Investors fear that rising wages and potential increases in inflation will prompt the Fed to raise interest rates.

The impact of Fed rate hikes and rising interest rates spurred by deficit increases could weaken the stock market after a boom in Trump’s first year as president.

“The Federal Reserve will have little choice but to raise short-term rates more aggressively, and the Fed tightening combined with the increased government borrowing will drive up long-term rates more quickly,” said Mark Zandi, chief economist at Moody's Analytics.

“Lawmakers are doing the opposite of what economic textbooks suggest they should be doing.”

Republicans under Trump have shifted their approach to battling budget deficits. After demanding fiscal restraint under President Obama, the GOP passed a $1.5 trillion tax-cut package in December and approved last week a $300 billion increase in military and domestic spending.

Fiscal hawks and nonpartisan budget watchdogs criticized Republican leaders for what they consider a massive breach of responsible fiscal policy.

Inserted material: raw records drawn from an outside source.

diff --git a/mhap_amd/csrc/mhap_capi.hip b/mhap_amd/csrc/mhap_capi.hip
--- a/mhap_amd/csrc/mhap_capi.hip
+++ b/mhap_amd/csrc/mhap_capi.hip
@@ -1709,6 +1709,14 @@
   return MHAP_OK;
 }
 
+int mhap_ordered_path_counts(uint64_t out[4], int32_t reset) {
+  if (!out) return MHAP_E_INVALID;
+  unsigned long long c[4] = {0, 0, 0, 0};
+  ordered_path_counts(c, reset != 0);
+  for (int i = 0; i < 4; i++) out[i] = c[i];
+  return MHAP_OK;
+}
+
 int mhap_selftest_transpose32(uint32_t* a32) {
   if (!a32) return MHAP_E_INVALID;
   uint32_t a[32];
diff --git a/mhap_amd/csrc/sketch_kernels.hip b/mhap_amd/csrc/sketch_kernels.hip
--- a/mhap_amd/csrc/sketch_kernels.hip
+++ b/mhap_amd/csrc/sketch_kernels.hip
@@ -1868,7 +1868,7 @@
 constexpr uint32_t ORD_BUCKET_MAX = 32;
 __device__ inline uint64_t okey(int32_t h, int pos) { return ((uint64_t)((uint32_t)h ^ 0x80000000u) << 32) | (uint32_t)pos; }
 
-__global__ __launch_bounds__(ORD_THREADS) void ordered_kernel(const ReadDesc* __restrict__ descs, int64_t nstrands,
+__global__ __launch_bounds__(ORD_THREADS) void ordered_kernel_v1(const ReadDesc* __restrict__ descs, int64_t nstrands,
                                                               const int32_t* __restrict__ h32, const uint8_t* __restrict__ store,
                                                               const uint64_t* __restrict__ luts, int code_words, int stage_wide, int k2, int S, int cap,
                                                               int32_t* __restrict__ out_rows, int64_t out_stride,
@@ -2202,9 +2202,357 @@
 #ifndef MH_ORD_PAD
 #define MH_ORD_PAD 0
 #endif
-size_t ordered_lds_bytes(int cap, int code_words, int stage_wide) {
+size_t ordered_lds_bytes_v1(int cap, int code_words, int stage_wide) {
   return (size_t)ORD_BINS * 4 + (size_t)ORD_THREADS * 4 + 16 + (size_t)cap * 8 + (size_t)(ORD_BINS + 2) * 2 + (size_t)cap * (stage_wide ? 4 : 2) +
          (code_words > 0 ? (size_t)256 * 8 + (size_t)code_words * 4 : 0) + 8 + MH_ORD_PAD;
+}
+
+__device__ unsigned long long g_ord_paths[4];
+__device__ __forceinline__ uint32_t ord_cw(uint32_t b) { return b & (uint32_t)(ORD_BINS / 2 - 1); }
+__device__ __forceinline__ uint32_t ord_cs(uint32_t b) { return (b / (uint32_t)(ORD_BINS / 2)) * 16u; }
+__device__ __forceinline__ uint32_t ord_ci(uint32_t b) { return 2u * ord_cw(b) + b / (uint32_t)(ORD_BINS / 2); }
+__device__ __forceinline__ void ord_store_pair(int32_t* __restrict__ orow, uint32_t j, uint64_t key, int pair8) {
+  const int32_t hh = (int32_t)((uint32_t)(key >> 32) ^ 0x80000000u), pp = (int32_t)(uint32_t)key;
+  if (pair8) ((int2*)orow)[j] = make_int2(hh, pp);
+  else { orow[2 * j] = hh; orow[2 * j + 1] = pp; }
+}
+template <bool IND>
+__device__ __forceinline__ void ord_rank_write(const uint64_t* buf, const uint16_t* perm, const uint16_t* c16, uint32_t m, uint32_t K, int32_t* __restrict__ orow, int pair8) {
+  for (uint32_t t0 = threadIdx.x; t0 < m; t0 += 2 * ORD_THREADS) {
+    uint64_t key[2]; uint32_t s0[2], c[2], rank[2] = {0u, 0u};
+#pragma unroll
+    for (int u = 0; u < 2; u++) {
+      const uint32_t t = t0 + (uint32_t)u * ORD_THREADS;
+      key[u] = buf[t < m ? t : t0];
+      const uint32_t b = (uint32_t)(key[u] >> 53);
+      s0[u] = b ? (uint32_t)c16[ord_ci(b - 1)] : 0u;
+      c[u] = t < m ? (uint32_t)c16[ord_ci(b)] - s0[u] : 0u;
+    }
+    const uint32_t cmax = c[0] > c[1] ? c[0] : c[1];
+    for (uint32_t q = 0; q < cmax; q += 4) {
+      uint32_t ix[2][4]; uint64_t o[2][4];
+#pragma unroll
+      for (int u = 0; u < 2; u++)
+#pragma unroll
+        for (int x = 0; x < 4; x++) { const uint32_t sl = s0[u] + q + (uint32_t)x < m ? s0[u] + q + (uint32_t)x : s0[u]; ix[u][x] = IND ? (uint32_t)perm[sl] : sl; }
+#pragma unroll
+      for (int u = 0; u < 2; u++)
+#pragma unroll
+        for (int x = 0; x < 4; x++) o[u][x] = buf[ix[u][x]];
+#pragma unroll
+      for (int u = 0; u < 2; u++)
+#pragma unroll
+        for (int x = 0; x < 4; x++) rank[u] += (q + (uint32_t)x < c[u] && o[u][x] < key[u]) ? 1u : 0u;
+    }
+#pragma unroll
+    for (int u = 0; u < 2; u++) {
+      const uint32_t j = s0[u] + rank[u];
+      if (t0 + (uint32_t)u * ORD_THREADS < m && j < K) ord_store_pair(orow, j, key[u], pair8);
+    }
+  }
+}
+
+__global__ __launch_bounds__(ORD_THREADS) void ordered_kernel(const ReadDesc* __restrict__ descs, int64_t nstrands,
+                                                              const int32_t* __restrict__ h32, const uint8_t* __restrict__ store,
+                                                              const uint64_t* __restrict__ luts, int code_words, int k2, int S, int cap,
+                                                              int32_t* __restrict__ out_rows, int64_t out_stride,
+                                                              int32_t* __restrict__ out_meta, int64_t meta_stride, int64_t first, int pair8, int stats) {
+  extern __shared__ __attribute__((aligned(16))) char smem[];
+  uint32_t* cnt = (uint32_t*)smem;
+  uint16_t* c16 = (uint16_t*)smem;
+  uint32_t* svars = cnt + ORD_BINS / 2 + 2;
+  uint32_t* part = svars + 4;
+  uint64_t* buf = (uint64_t*)(svars + 8);
+  uint32_t* hist = (uint32_t*)buf;
+  const size_t buf_bytes = (size_t)cap * 8 > (size_t)ORD_BINS * 4 ? (size_t)cap * 8 : (size_t)ORD_BINS * 4;
+  const size_t lut_off = (size_t)(ORD_BINS / 2 + 2) * 4 + 32 + buf_bytes;
+  uint64_t* lut = (uint64_t*)(smem + lut_off);
+  uint32_t* codes = (uint32_t*)(lut + 256);
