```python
class RAFT:
    _variant = _lib.VARIANT_BASIC

    def __init__(self, drop_rate=0, iters=12, iters_pred=24, *, precision=None, device='cuda', seed=None,
                 use_graph=False, encoder_backend=None, **kwargs):
        self.hidden_dim = 128
        self.context_dim = 128
        self.corr_levels = 4
        self.corr_radius = 4
        self.drop_rate = drop_rate
        self.iters = iters
        self.iters_pred = iters_pred
        self.precision = _lib.resolve_precision(precision)
        self.device = torch.device(device)
        self.use_graph = use_graph
        self.encoder_backend = encoder_backend
        self._build_layers(seed)
        self._graphs = {}
        self.flow_metrics = None
        self.optimizer = None
        self._trainer = None
        self._params_stale = False

    def _encoder_backend(self):
        return self.encoder_backend or ('native' if self.precision == _lib.PREC_F16X2 else 'torch')

    def _build_layers(self, seed):
        s = 0 if seed is None else seed
        self.fnet = BasicEncoder(output_dim=256, norm_type='instance', drop_rate=self.drop_rate, device=self.device,
                                 seed=s, backend=self._encoder_backend())
        self.cnet = BasicEncoder(output_dim=self.hidden_dim + self.context_dim, norm_type='batch',
                                 drop_rate=self.drop_rate, device=self.device, seed=s + 1, backend=self._encoder_backend())
        self.update_block = BasicUpdateBlock(filters=self.hidden_dim, precision=self.precision, device=self.device,
                                             seed=s + 2)

    def load_params(self, params):
        self.fnet.load_params(params, 'fnet.')
        self.cnet.load_params(params, 'cnet.')
        self.update_block.load_params(params, 'update_block.')
        self._graphs.clear()
        self._trainer = None
        self._params_stale = False

    def state_dict(self):
        self._sync_trained_params()
        out = OrderedDict()
        out.update(self.fnet.state_dict('fnet.'))
        out.update(self.cnet.state_dict('cnet.'))
        out.update(self.update_block.state_dict('update_block.'))
        return out

    def initialize_flow(self, image):
        bs, h, w, _ = image.shape
        return coords_grid(bs, h // 8, w // 8, self.device), coords_grid(bs, h // 8, w // 8, self.device)

    def upsample_flow(self, flow, mask):
        flow, mask = _lib.f32c(flow), _lib.f32c(mask)
        b, h, w, _ = flow.shape
        if tuple(mask.shape) != (b, h, w, 576):
            raise ValueError(f'mask: expected {(b, h, w, 576)}, got {tuple(mask.shape)}')
        out = torch.empty((b, 8 * h, 8 * w, 2), dtype=torch.float32, device=flow.device)
        with torch.cuda.device(flow.device):
            _lib.check(_lib.lib().raft_b200_upsample_convex(_lib.ptr(flow), _lib.ptr(mask), b, h, w, _lib.ptr(out),
                                                            _lib.stream()), 'upsample_convex')
        return out

    def _encode(self, image1, image2, training):
        fmap1, fmap2 = self.fnet([image1, image2], training=training, raw_image=True)
        net, inp = self._context(image1, training)
        return fmap1, fmap2, net, inp

    def _context(self, image1, training):
        cnet = self.cnet(image1, training=training, raw_image=True)
        b, h, w, _ = cnet.shape
        net = torch.empty((b, h, w, self.hidden_dim), dtype=torch.float32, device=cnet.device)
        inp = torch.empty((b, h, w, self.context_dim), dtype=torch.float32, device=cnet.device)
        with torch.cuda.device(cnet.device):
            _lib.check(_lib.lib().raft_b200_context_split(_lib.ptr(cnet), b * h * w, self.hidden_dim,
                                                          self.context_dim, _lib.ptr(net), _lib.ptr(inp),
                                                          _lib.stream()), 'context_split')
        return net, inp

    def _loop(self, corr_block, net, inp, coords1, flow_ups, b, h, w):
        ub = self.update_block
        ws = ub.workspace(b, h, w)
        with torch.cuda.device(self.device):
            _lib.check(_lib.lib().raft_b200_forward_loop(
                self._variant, _lib.ptr(ub.prepared()), _lib.ptr_array(corr_block.corr_pyramid), self.corr_levels,
                self.corr_radius, _lib.ptr(net), _lib.ptr(inp), _lib.ptr(coords1), _lib.ptr_array(flow_ups),
                len(flow_ups), b, h, w, _lib.ptr(ws), ws.numel(), self.precision, _lib.stream()), 'forward_loop')

    def __call__(self, inputs, training, *, last_only=False, flow_init=None):
        image1, image2 = inputs
        image1, image2 = _lib.f32c(image1), _lib.f32c(image2)
        if flow_init is not None:
            flow_init = self._check_flow_init(flow_init, image1)
        self._sync_trained_params()
        if self.use_graph and not training:
            key = (tuple(image1.shape), bool(last_only), flow_init is not None)
            return self._graph_run(key, lambda a, b, f: self._forward(a, b, False, last_only, f),
                                   (image1, image2, flow_init))
        return self._forward(image1, image2, training, last_only, flow_init)

    @staticmethod
    def _check_flow_init(flow_init, image):
        if not isinstance(flow_init, torch.Tensor):
            raise TypeError(f'flow_init must be a torch tensor, got {type(flow_init).__name__}')
        if flow_init.dtype != torch.float32:
            raise TypeError(f'flow_init must be float32, got {flow_init.dtype}')
        if flow_init.device != image.device:
            raise ValueError(f'flow_init is on {flow_init.device}, the images on {image.device}')
        bs, H, W, _ = image.shape
        want = (bs, H // 8, W // 8, 2)
        if tuple(flow_init.shape) != want:
            raise ValueError(f'flow_init: expected {want} for {H}x{W} images, got {tuple(flow_init.shape)}')
        return flow_init.contiguous()

    def _graph_run(self, key, fn, inputs):
        entry = self._graphs.get(key)
        if entry is None:
            statics = [None if t is None else t.clone() for t in inputs]
            side = torch.cuda.Stream(device=self.device)
            side.wait_stream(torch.cuda.current_stream(self.device))
            with torch.cuda.stream(side):
                for _ in range(2):
                    fn(*statics)
            torch.cuda.current_stream(self.device).wait_stream(side)
            torch.cuda.synchronize(self.device)
            graph = torch.cuda.CUDAGraph()
            with torch.cuda.graph(graph):
                outs = fn(*statics)
            keep = [list(m._ws.values()) for m in (self.fnet, self.cnet, self.update_block)]
            entry = (graph, statics, outs, self._last, keep)
            self._graphs[key] = entry
        graph, statics, outs, last, _keep = entry
        for s, t in zip(statics, inputs):
            if t is not None:
                s.copy_(t, non_blocking=True)
        graph.replay()
        self._last = last
        return outs

    @staticmethod
    def _check_size(H, W):
        if H % 8 or W % 8:
            raise ValueError(f'image height and width must be multiples of 8 (got {H}x{W}); the reference fails in '
                             'update.py:146 for other sizes -- crop-or-pad first (datasets/dataset.py:323-334)')

    def _forward(self, image1, image2, training, last_only, flow_init=None):
        bs, H, W, _ = image1.shape
        self._check_size(H, W)
        fmap1, fmap2, net, inp = self._encode(image1, image2, training)
        return self._iterate(fmap1, fmap2, net, inp, bs, H, W, training, last_only, flow_init)

    def _iterate(self, fmap1, fmap2, net, inp, bs, H, W, training, last_only, flow_init):
        h, w = H // 8, W // 8
        iters = self.iters if training else self.iters_pred
        corr_block = CorrBlock(fmap1, fmap2, num_levels=self.corr_levels, radius=self.corr_radius,
                               precision=self.precision)
        if flow_init is None:
            coords1 = coords_grid(bs, h, w, self.device)
        else:
            coords1 = coords_init(flow_init)
        preds = [torch.empty((bs, H, W, 2), dtype=torch.float32, device=self.device)
                 if (not last_only or i == iters - 1) else None for i in range(iters)]
        if iters:
            self._loop(corr_block, net, inp, coords1, preds, bs, h, w)
        self._last = dict(net=net, coords1=coords1, corr_block=corr_block)
        return [p for p in preds if p is not None] if last_only else preds

    def predict_bidirectional(self, inputs):
        image1, image2 = inputs
        image1, image2 = _lib.f32c(image1), _lib.f32c(image2)
        if image1.shape != image2.shape:
            raise ValueError(f'image1 {tuple(image1.shape)} and image2 {tuple(image2.shape)} differ in shape')
        if self.iters_pred < 1:
            raise ValueError('predict_bidirectional needs iters_pred >= 1')
        self._sync_trained_params()
        if self.use_graph:
            return self._graph_run(('bidirectional', tuple(image1.shape)), self._bidirectional, (image1, image2))
        return self._bidirectional(image1, image2)

    def _bidirectional(self, image1, image2):
        bs, H, W, _ = image1.shape
        self._check_size(H, W)
        images = torch.cat([image1, image2])
        fmap = self.fnet(images, training=False, raw_image=True)
        net, inp = self._context(images, False)
        return self._iterate_bidirectional(fmap, torch.cat([fmap[bs:], fmap[:bs]]), net, inp, bs, H, W, None)

    def _iterate_bidirectional(self, fmap1, fmap2, net, inp, bs, H, W, flow_init):
        flow = self._iterate(fmap1, fmap2, net, inp, 2 * bs, H, W, False, True, flow_init)[-1]
        flow_fw, flow_bw = flow[:bs], flow[bs:]
        return (flow_fw, flow_bw) + fb_occlusion(flow_fw, flow_bw)

    def predict_video(self, frames, *, warm_start=True, bidirectional=False):
        self._sync_trained_params()
        if self.iters_pred < 1:
            raise ValueError('predict_video needs iters_pred >= 1')
        shape = coords0 = frame_prev = fmap_prev = flow_init = ctx_prev = None
        for t, frame in enumerate(frames):
            frame = _lib.f32c(frame)
            if shape is None:
                shape = tuple(frame.shape)
                if len(shape) != 4 or shape[-1] != 3:
                    raise ValueError(f'frames must be (B, H, W, 3); got {shape}')
                bs, H, W, _ = shape
                self._check_size(H, W)
            elif tuple(frame.shape) != shape:
                raise ValueError(f'frame {t}: shape {tuple(frame.shape)} differs from the first frame {shape}')
            fmap = self.fnet(frame, training=False, raw_image=True)
            if bidirectional:
                ctx = self._context(frame, False)
            if frame_prev is not None:
                if bidirectional:
# ... 99 lines not shown
```
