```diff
+        mode = WL_DIRECT;
+        if (ok) {
+            const bool outside = X1 < 0 || Y1 < 0 || X0 > ws - 1 || Y0 > hs - 1;
+            const bool inside = X0 >= 0 && Y0 >= 0 && X1 <= ws - 1 && Y1 <= hs - 1;
+            cX0 = max(X0, 0); cX1 = min(X1, ws - 1); cY0 = max(Y0, 0); cY1 = min(Y1, hs - 1);
+            const int bw = cX1 - cX0 + 1, bh = cY1 - cY0 + 1;
+            pitch = (bw + 3) & ~3;
+            if (outside) { mode = WL_ZERO; cX0 = 0; cY0 = 0; cX1 = -1; cY1 = -1; pitch = 4; }
+            else if (bw <= 16 && bh <= box_h) mode = inside ? WL_FAST : WL_GEN;
+            else { cX0 = 0; cY0 = 0; cX1 = -1; cY1 = -1; pitch = 4; }
+        } else { cX0 = 0; cY0 = 0; cX1 = -1; cY1 = -1; pitch = 4; }
+    }
+    return make_uint3(((unsigned)cX0 & 0xffffu) | ((unsigned)cY0 << 16), ((unsigned)cX1 & 0xffffu) | ((unsigned)cY1 << 16),
+                      (unsigned)pitch | ((unsigned)mode << 16));
+}
+
+__device__ __forceinline__ void wl_alloc_view(int k, int n_src, int arena, int pitch, int Y0, int Y1, int& mode, int& base, int& used,
+                                              bool& any_gen, bool& direct) {
+    const int need = pitch * (Y1 - Y0 + 1);
+    if ((mode == WL_FAST || mode == WL_GEN) && used + need > arena) mode = WL_DIRECT;
+    base = used;
+    if (mode == WL_FAST || mode == WL_GEN) used += need;
+    any_gen = any_gen || mode == WL_GEN;
+    direct = direct || (k < n_src && mode == WL_DIRECT);
+}
+
+template <typename F>
+__device__ __forceinline__ void wl_sweep_plan(F&& direct_of, int nplanes, int hsz, int q0, int q2, int variant, unsigned long& plan, int& nseg) {
+    plan = 0;
+    nseg = 0;
+    auto push = [&](int set, int pa, int pb) { plan |= (unsigned long)((unsigned)set | (unsigned)pa << 3 | (unsigned)pb << 9) << (16 * nseg); ++nseg; };
+    if (!direct_of(0) || !(hsz < nplanes) || variant == 1) {
+        push(0, 0, nplanes);
+    } else {
+        const bool quarters = variant != 3;
+        if (direct_of(1) && q0 < hsz && quarters) { push(3, 0, q0); push(4, q0, hsz); } else push(1, 0, hsz);
+        if (direct_of(2) && q2 < nplanes - hsz && quarters) { push(5, hsz, hsz + q2); push(6, hsz + q2, nplanes); } else push(2, hsz, nplanes);
+    }
+}
+
+template <int T, int TH> __device__ __forceinline__ bool wl_tile_decode(const WarpArgs& a, int& b, int& tyi, int& txi, int& tile, int& ntiles) {
     const int tpx = gridDim.x >> 3;
     const int ntx = (a.w + T - 1) / T, nty = (a.h + TH - 1) / TH;
-    const int tile = ((int)blockIdx.x & 7) * tpx + ((int)blockIdx.x >> 3);
-    if (tile >= a.B * nty * ntx) return false;
+    tile = ((int)blockIdx.x & 7) * tpx + ((int)blockIdx.x >> 3);
+    ntiles = a.B * nty * ntx;
+    if (tile >= ntiles) return false;
     const int trow = (int)(((float)tile + 0.5f) * (1.0f / (float)ntx));
     txi = tile - trow * ntx;
     b = (int)(((float)trow + 0.5f) * (1.0f / (float)nty));
     tyi = trow - b * nty;
     return true;
+}
+template <int T, int TH> __device__ __forceinline__ bool wl_tile_decode(const WarpArgs& a, int& b, int& tyi, int& txi) {
+    int tile, ntiles;
+    return wl_tile_decode<T, TH>(a, b, tyi, txi, tile, ntiles);
 }
 
 inline int wl_plan(const char* what, WarpArgs& a, int C, int in_dtype, int T, int TH, int ppd_override, int ppd_default, int ppd_max, dim3& grid) {
diff --git a/wild_deep_mvs_amd/graph.py b/wild_deep_mvs_amd/graph.py
--- a/wild_deep_mvs_amd/graph.py
+++ b/wild_deep_mvs_amd/graph.py
@@ -87,7 +87,7 @@
                 torch.cuda.current_stream().wait_stream(side)
                 torch.cuda.synchronize()
                 graph = torch.cuda.CUDAGraph()
-                with torch.cuda.graph(graph, capture_error_mode="thread_local"):
+                with torch.cuda.graph(graph, stream=side, capture_error_mode="thread_local"):
                     static_out = self.model(*static_args, **static_kwargs)
             entry = (graph, (static_args, static_kwargs), static_out, wkey)
             self._graphs[key] = entry
@@ -230,7 +230,7 @@
                         torch.cuda.current_stream().wait_stream(side)
                         torch.cuda.synchronize()
                         graph = torch.cuda.CUDAGraph()
-                        with torch.cuda.graph(graph, capture_error_mode="thread_local"):
+                        with torch.cuda.graph(graph, stream=side, capture_error_mode="thread_local"):
                             static_out = forward(self, *static_args, **static_kwargs)
                 except Exception:
                     state["failed"].add(key)
```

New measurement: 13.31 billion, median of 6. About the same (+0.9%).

Trump, defending the deal, tweeted that Democrats “forced” Republicans to add “waste” domestic spending to earn their support.

GOP leaders say the tax cuts will generate far more revenue than they’ll cost, and touted increases in military funding as essential to national security.

“We fundamentally changed the structure of the economy,” Mulvaney said. “This is not a fiscal stimulus. It's not a sugar high.”

“We think we can change the long-term trends of our growth possibilities, the long-term trends of the economy.”